*** DATASET CONTENT Section Begins ***
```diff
@@ -1908,9 +1981,9 @@
     if constexpr (TOTAL)
         rips_sweep_total<NT>(P, E, Ev, rank, ord, reinterpret_cast<float*>(smem), misc, psi_g, kf, h0, out.h0_cap, h1, out.h1_cap, k0, k1, st);
     else if (P <= 64)
-        rips_sweep<NT, 1, W, WT, NARROW>(P, E, Ev, rank, ord, psi, NL::REGION, misc, kf, h0, out.h0_cap, h1, out.h1_cap, k0, k1, st);
+        rips_sweep<NT, 1, W, WT, NARROW>(P, E, Ev, r_exact, rank, ord, psi, NL::REGION, misc, kf, h0, out.h0_cap, h1, out.h1_cap, k0, k1, st);
     else
-        rips_sweep<NT, 2, W, WT, NARROW>(P, E, Ev, rank, ord, psi, NL::REGION, misc, kf, h0, out.h0_cap, h1, out.h1_cap, k0, k1, st);
+        rips_sweep<NT, 2, W, WT, NARROW>(P, E, Ev, r_exact, rank, ord, psi, NL::REGION, misc, kf, h0, out.h0_cap, h1, out.h1_cap, k0, k1, st);
     st |= guard_check(smem, L);
     PROF_MARK(3);
     PROF_COUNT(8, 1);
```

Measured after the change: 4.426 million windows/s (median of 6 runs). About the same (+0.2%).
*** DATASET CONTENT Section Ends ***
PROBLEM STATEMENT →
Once you have read the entries above, copy them out exactly as they were given.

EXERCISE RESULT →
```diff
@@ -1908,9 +1981,9 @@
     if constexpr (TOTAL)
         rips_sweep_total<NT>(P, E, Ev, rank, ord, reinterpret_cast<float*>(smem), misc, psi_g, kf, h0, out.h0_cap, h1, out.h1_cap, k0, k1, st);
     else if (P <= 64)
-        rips_sweep<NT, 1, W, WT, NARROW>(P, E, Ev, rank, ord, psi, NL::REGION, misc, kf, h0, out.h0_cap, h1, out.h1_cap, k0, k1, st);
+        rips_sweep<NT, 1, W, WT, NARROW>(P, E, Ev, r_exact, rank, ord, psi, NL::REGION, misc, kf, h0, out.h0_cap, h1, out.h1_cap, k0, k1, st);
     else
-        rips_sweep<NT, 2, W, WT, NARROW>(P, E, Ev, rank, ord, psi, NL::REGION, misc, kf, h0, out.h0_cap, h1, out.h1_cap, k0, k1, st);
+        rips_sweep<NT, 2, W, WT, NARROW>(P, E, Ev, r_exact, rank, ord, psi, NL::REGION, misc, kf, h0, out.h0_cap, h1, out.h1_cap, k0, k1, st);
     st |= guard_check(smem, L);
     PROF_MARK(3);
     PROF_COUNT(8, 1);
```

Measured after the change: 4.426 million windows/s (median of 6 runs). About the same (+0.2%).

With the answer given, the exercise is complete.